As I posted above, for Gen1 and Gen3, and possibly even Gen3, I don't think
there are any.

The most important good thing these specs do is add in acceleration, even if
it's small (0.002g is pretty small). Robert Heinlein said decades ago that the
way we do space flight now, with ships "coasting" except for brief rocket
burns to change course, is the equivalent of floating down the Mississippi on
a raft. What we need are the equivalent of sailing ships--ships that always
have some "push", even if it's small. The difference in travel times for any
significant distance is amazing (note that current plans by NASA for a trip to
Mars have it taking two _years_ one way!).

------
alinajaf
While I think this is very cool and would like it to happen, I don't think
this is a good thing to be focusing on just yet. It seems like trying to build
the HMS Victory before you've quite figured out how to build coastal clippers.

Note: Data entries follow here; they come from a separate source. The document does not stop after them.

+__device__ __forceinline__ bool light_tame(const DevLight& L) {
+    bool ok = fabsf(L.intensity) <= 0x1p24f, ndir_small = true, ndir_nan = false;
+    for (int c = 0; c < 3; c++) {
+        ok = ok && fabsf(L.position[c]) <= 0x1p40f && fabsf(L.color[c]) <= 0x1p24f;
+        ndir_small = ndir_small && fabsf(L.neg_ndir[c]) <= 2.0f;
+        ndir_nan = ndir_nan || L.neg_ndir[c] != L.neg_ndir[c];
+    }
+    return ok && (ndir_small || ndir_nan);
+}
+
+__device__ __forceinline__ bool vertex_tame(const DevMaterial& m, V3 point, V3 normal) {
+    return fabsf(point.x) <= 0x1p40f && fabsf(point.y) <= 0x1p40f && fabsf(point.z) <= 0x1p40f && fabsf(normal.x) <= 2.0f &&
+           fabsf(normal.y) <= 2.0f && fabsf(normal.z) <= 2.0f && fabsf(m.albedo[0]) <= 0x1p24f && fabsf(m.albedo[1]) <= 0x1p24f &&
+           fabsf(m.albedo[2]) <= 0x1p24f;
+}
+
+struct BrdfFactors {
+    V3 k;
+    float s;
+};
+__device__ __forceinline__ BrdfFactors brdf_factors(const DevMaterial& m) {
+    const bool metal = m.metallic > 0.5f;
+    const V3 albedo = ld3(m.albedo);
+    return BrdfFactors{metal ? albedo : albedo / RT_PI, metal ? 0.5f : 1.0f};
+}
+
+__device__ __forceinline__ bool tame_intensity(const DevLight& L, uint32_t type, V3 point, V3 normal, float& final_i) {
+    const V3 to_light = ld3(L.position) - point;
+    if (type == 0) {
+        final_i = fmaxf(dot(normal, ld3(L.neg_ndir)), 0.0f) * L.intensity;
+        return fmaxf(fmaxf(fabsf(to_light.x), fabsf(to_light.y)), fabsf(to_light.z)) >= 0x1p-49f;
+    }
+    const float distance = length(to_light);
+    const V3 pld = normalize(to_light);
+    const float att = f16_round_trip(1.0f / (1.0f + distance * distance * 0.01f));
+    float i = fmaxf(dot(normal, pld), 0.0f) * L.intensity * att;
+    if (type == 2) i = i * fmaxf(dot(ld3(L.neg_ndir), pld), 0.0f);
+    final_i = type <= 2u ? i : 0.0f;
+    return distance >= 0x1p-50f;
+}
+
+__device__ __forceinline__ bool is_neg0(V3 v) {
+    return __float_as_uint(v.x) == 0x80000000u || __float_as_uint(v.y) == 0x80000000u || __float_as_uint(v.z) == 0x80000000u;
+}
+
+__device__ __forceinline__ V3 tame_contribution(const DevLight& L, const BrdfFactors& b, float final_i) {
+    return ((b.k * final_i) * b.s) * ld3(L.color);
+}
+
+__device__ __forceinline__ uint32_t tame_lights(const DevLight* lights, uint32_t n_lights) {
+    uint32_t bits = 0;
+    for (uint32_t li = 0; li < n_lights; li++)
+        if (light_tame(lights[li])) bits |= 1u << li;
+    return __builtin_amdgcn_readfirstlane(bits);
+}
+
 __device__ __forceinline__ V3 calculate_lighting(const DevScene& sc, const DevMaterial& m, V3 point, V3 normal) {
     V3 total = v3(0.0f, 0.0f, 0.0f);
     total = total + ld3(m.albedo) * 0.1f;
diff --git a/gpu_raytracer_amd/csrc/wavefront.hip b/gpu_raytracer_amd/csrc/wavefront.hip
--- a/gpu_raytracer_amd/csrc/wavefront.hip
+++ b/gpu_raytracer_amd/csrc/wavefront.hip
@@ -922,6 +922,7 @@
     __shared__ DevLight s_lights[RT_WF_MAX_LIGHTS];
     if (wb.totals[rt::WF_TOTAL_ERROR] != 0ull) return;
     stage_lights(s_lights, sc);
+    const uint32_t tame = tame_lights(s_lights, sc.n_lights);
     const uint32_t count = wb.counters[rt::WF_EXT_COUNT];
     const bool shadows = (fr.flags & RT_FLAG_NO_SHADOWS) == 0;
     const bool to_grids = shadows && wb.grids != nullptr;
@@ -964,11 +965,26 @@
         if (shadows) {
             uint32_t mask = 0;
             if (vertex) {
+                const bool fast = vertex_tame(m, point, normal);
+                const BrdfFactors bf = brdf_factors(m);
                 for (uint32_t li = 0; li < sc.n_lights; li++) {
-                    V3 sdir;
-                    float sdist;
-                    const V3 contrib = light_contribution(s_lights[li], m, point, normal, sdir, sdist);
-                    if (contrib.x != 0.0f || contrib.y != 0.0f || contrib.z != 0.0f) mask |= 1u << li;
+                    const DevLight& L = s_lights[li];
+                    float fi = 0.0f;
+                    bool done = false, nonzero = false;
+                    if (fast && ((tame >> li) & 1u)) {
+                        done = tame_intensity(L, __builtin_amdgcn_readfirstlane(L.light_type), point, normal, fi);
+                        if (fi > 0.0f) {
+                            const V3 c = tame_contribution(L, bf, fi);
+                            nonzero = c.x != 0.0f || c.y != 0.0f || c.z != 0.0f;
+                        }
+                    }
+                    if (!done) {
+                        V3 sdir;
+                        float sdist;
+                        const V3 contrib = light_contribution(L, m, point, normal, sdir, sdist);
+                        nonzero = contrib.x != 0.0f || contrib.y != 0.0f || contrib.z != 0.0f;
+                    }
+                    if (nonzero) mask |= 1u << li;
                 }
             }
             if (vertex) wb.vtx[2 * (size_t)id + 1] = make_float4(normal.x, normal.y, normal.z, __uint_as_float(mask));
@@ -1028,6 +1044,7 @@
     __shared__ DevLight s_lights[RT_WF_MAX_LIGHTS];
     if (wb.totals[rt::WF_TOTAL_ERROR] != 0ull) return;
     stage_lights(s_lights, sc);
+    const uint32_t tame = tame_lights(s_lights, sc.n_lights);
     const uint32_t count = wb.counters[rt::WF_EXT_COUNT];
     const bool shadows = (fr.flags & RT_FLAG_NO_SHADOWS) == 0;
     const uint32_t stride = gridDim.x * blockDim.x;
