torch::Tensor cross_entropy_bwd(torch::Tensor logits, torch::Tensor target,
                                torch::Tensor lse, torch::Tensor n_valid,
                                int64_t ignore_index,
                                c10::optional<torch::Tensor> grad_scale) {
  CHECK_GPU(logits);
  auto lc = logits.contiguous();
  auto tc = target.contiguous();
  int64_t V = lc.size(-1);
  long long rows = lc.numel() / V;
  auto dl = torch::empty_like(lc);
  auto nv = n_valid.to(torch::kInt64).contiguous();
  TORCH_CHECK(nv.is_cuda() && nv.numel() == 1, "n_valid must be a GPU scalar");
  const long long* nvp = (const long long*)nv.data_ptr<int64_t>();
  float inv_n = 1.0f;
  const float* gp = nullptr;
  torch::Tensor gs;
  if (grad_scale.has_value() && grad_scale->defined()) {
    gs = grad_scale->to(torch::kFloat32).contiguous();
    TORCH_CHECK(gs.numel() == 1, "grad_scale must be a scalar tensor");
    gp = gs.data_ptr<float>();
  }
  if (lc.dtype() == torch::kBFloat16) {
    ce_bwd_launch<unsigned short>(bf16p(lc), (const long long*)tc.data_ptr<int64_t>(),
                                  lse.data_ptr<float>(), gp, nvp, bf16p_mut(dl),
                                  rows, (int)V, ignore_index, inv_n, cur_stream());
  } else {
    ce_bwd_launch<float>(lc.data_ptr<float>(), (const long long*)tc.data_ptr<int64_t>(),
                         lse.data_ptr<float>(), gp, nvp, dl.data_ptr<float>(),
                         rows, (int)V, ignore_index, inv_n, cur_stream());
  }
  return dl;
}

torch::Tensor embedding_pair_fwd(torch::Tensor ids, torch::Tensor wte,
                                 torch::Tensor wpe) {
  CHECK_GPU(ids);
  auto ic = ids.contiguous();
  TORCH_CHECK(ic.dtype() == torch::kInt64, "ids must be int64");
  int64_t Tlen = ic.size(-1);
  long long rows = ic.numel();
  int64_t H = wte.size(1);
  auto out = torch::empty({ic.size(0), Tlen, H}, wte.options());
  if (wte.dtype() == torch::kBFloat16)
    embedding_pair_fwd_launch<unsigned short>(
        (const long long*)ic.data_ptr<int64_t>(), bf16p(wte), bf16p(wpe),
        bf16p_mut(out), rows, (int)Tlen, (int)H, cur_stream());
  else
    embedding_pair_fwd_launch<float>(
        (const long long*)ic.data_ptr<int64_t>(), wte.data_ptr<float>(),
        wpe.data_ptr<float>(), out.data_ptr<float>(), rows, (int)Tlen, (int)H,
        cur_stream());
  return out;
}
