int qk_sweep_compiled(qk_ctx* ctx, const qk_module* module, const qk_program* prog, int64_t n_jobs,
                      const double* job_slots, const double* job_sign, void* workspace,
                      int64_t workspace_bytes, double* pjob);

int qk_sweep_compiled_labels(qk_ctx* ctx, const qk_module* module, const qk_program* prog, int64_t n_jobs,
                             const double* job_slots, const double* job_sign, int64_t n_labels,
                             const int64_t* label_offsets, void* workspace, int64_t workspace_bytes, double* q);

int qk_sweep_compiled_multi(qk_ctx* ctx, const qk_module* module, int n_prog, const qk_program* progs,
                            const int64_t* n_jobs, const double* const* job_slots, const double* const* job_sign,
                            const int64_t* n_labels, const int64_t* const* label_offsets, void* const* workspaces,
                            const int64_t* workspace_bytes, double* const* outs, const uint64_t* const* block_maps);

int qk_sweep_compiled_multi_shared(qk_ctx* ctx, const qk_module* module, int n_prog, const qk_program* progs,
                                   const int64_t* n_jobs, const double* const* job_slots,
                                   const double* const* job_sign, const int64_t* n_labels,
                                   const int64_t* const* label_offsets, void* const* workspaces,
                                   const int64_t* workspace_bytes, double* const* outs,
                                   const uint64_t* const* block_maps, const int64_t* n_init,
                                   const double* const* init_slots, const int32_t* const* prefix_of);

int qk_reduce_labels(qk_ctx* ctx, int64_t n_labels, const int64_t* offsets, int64_t width,
                     const double* pjob, double* q);

int qk_gemm_keyed(qk_ctx* ctx, int64_t M, int64_t N, int64_t K, const double* A, int64_t lda,
                  const double* B, int64_t ldb, const int64_t* keyA, int64_t strideA,
                  const int64_t* keyB, int64_t strideB, double* out, int beta);

int qk_gemm_keyed_pred(qk_ctx* ctx, int64_t M, int64_t N, int64_t K, const double* A, int64_t lda,
                       const double* B, int64_t ldb, const int64_t* keyA, int64_t strideA,
                       const int64_t* keyB, int64_t strideB, double* out, int beta, const int32_t* skip);

int qk_gemm_outer_paired(qk_ctx* ctx, int64_t M, int64_t N, int64_t K, const double* A, int64_t lda,
                         const double* B, int64_t ldb, const int64_t* keyA, int64_t strideA,
                         const int64_t* keyB, double* out);

int qk_knit_outer_stream(qk_ctx* ctx, int nbits, int64_t K, const double* A, int64_t lda, const double* B,
                         int64_t ldb, uint64_t maskA, uint64_t maskB, double* out);

int qk_knit_outer_stream_range(qk_ctx* ctx, int nbits, int64_t K, const double* A, int64_t lda, const double* B,
                               int64_t ldb, uint64_t maskA, uint64_t maskB, int64_t o_begin, int64_t o_count,
                               const int32_t* k_dev, double* out);

int qk_knit_outer_stream_kind(int nbits, int64_t K, uint64_t maskA, uint64_t maskB, int64_t o_begin,
                              int64_t o_count, int* kind, int* task_bits);
int qk_khatri_rao(qk_ctx* ctx, int64_t K, int64_t M, int64_t N, const double* A, int64_t lda,
                  const double* B, int64_t ldb, double* out);

int qk_gather_rows(qk_ctx* ctx, int64_t R, int64_t width, const int64_t* idx, const double* coef,
                   const double* src, double* dst);

typedef struct qk_knit_plan {
    int32_t n_frag;
    int32_t nbits;
    int64_t terms;
    const int64_t* rows;
    const uint64_t* clbit_masks;
    const double* const* transforms;
} qk_knit_plan;

int qk_knit_workspace_bytes(const qk_knit_plan* plan, int64_t* bytes);
int qk_knit(qk_ctx* ctx, const qk_knit_plan* plan, const double* const* q, void* workspace, int64_t workspace_bytes,
            double* out);

typedef struct qk_lowrank_plan {
    int32_t nbits;
    int32_t terms;
    int64_t rows_a, rows_b;
    uint64_t mask_a, mask_b;
    const double* wt_a;
    const double* wt_b;
    const double* probes;
    double lam_tol, s_tol, s_abs;
    double rank_tol;
    double rank_tol_rel;
} qk_lowrank_plan;

int qk_knit_lowrank_workspace_bytes(qk_ctx* ctx, const qk_lowrank_plan* plan, int64_t* bytes);
int qk_knit_lowrank(qk_ctx* ctx, const qk_lowrank_plan* plan, const double* q_a, const double* q_b, void* workspace,
                    int64_t workspace_bytes, double* out, int32_t* rank_out);

#define QK_COMM_ID_BYTES 128
typedef struct qk_comm qk_comm;
int qk_comm_unique_id(uint8_t* id);
int qk_comm_init(qk_ctx* ctx, const uint8_t* id, int nranks, int rank, qk_comm** out);
int qk_comm_destroy(qk_comm* comm);
int qk_comm_size(qk_comm* comm, int* nranks, int* rank);
int qk_allreduce(qk_ctx* ctx, qk_comm* comm, const double* send, double* recv, int64_t count);
int qk_reduce(qk_ctx* ctx, qk_comm* comm, const double* send, double* recv, int64_t count, int root);
int qk_allgather(qk_ctx* ctx, qk_comm* comm, const double* send, double* recv, int64_t count);
int qk_alltoall(qk_ctx* ctx, qk_comm* comm, const double* send, double* recv, int64_t count);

A better short term goal might be to get space stations up at Earth-moons
L4/L5 that we can use as shipyards, resupply and refuelling stations. I think
only once we start building spacecraft _in space_ will transport around the
solar system become more commonplace.

Some relevant links:

<http://en.wikipedia.org/wiki/Lagrange_point_colonization>

[http://en.wikipedia.org/wiki/Interplanetary_Transport_Networ...](http://en.wikipedia.org/wiki/Interplanetary_Transport_Network)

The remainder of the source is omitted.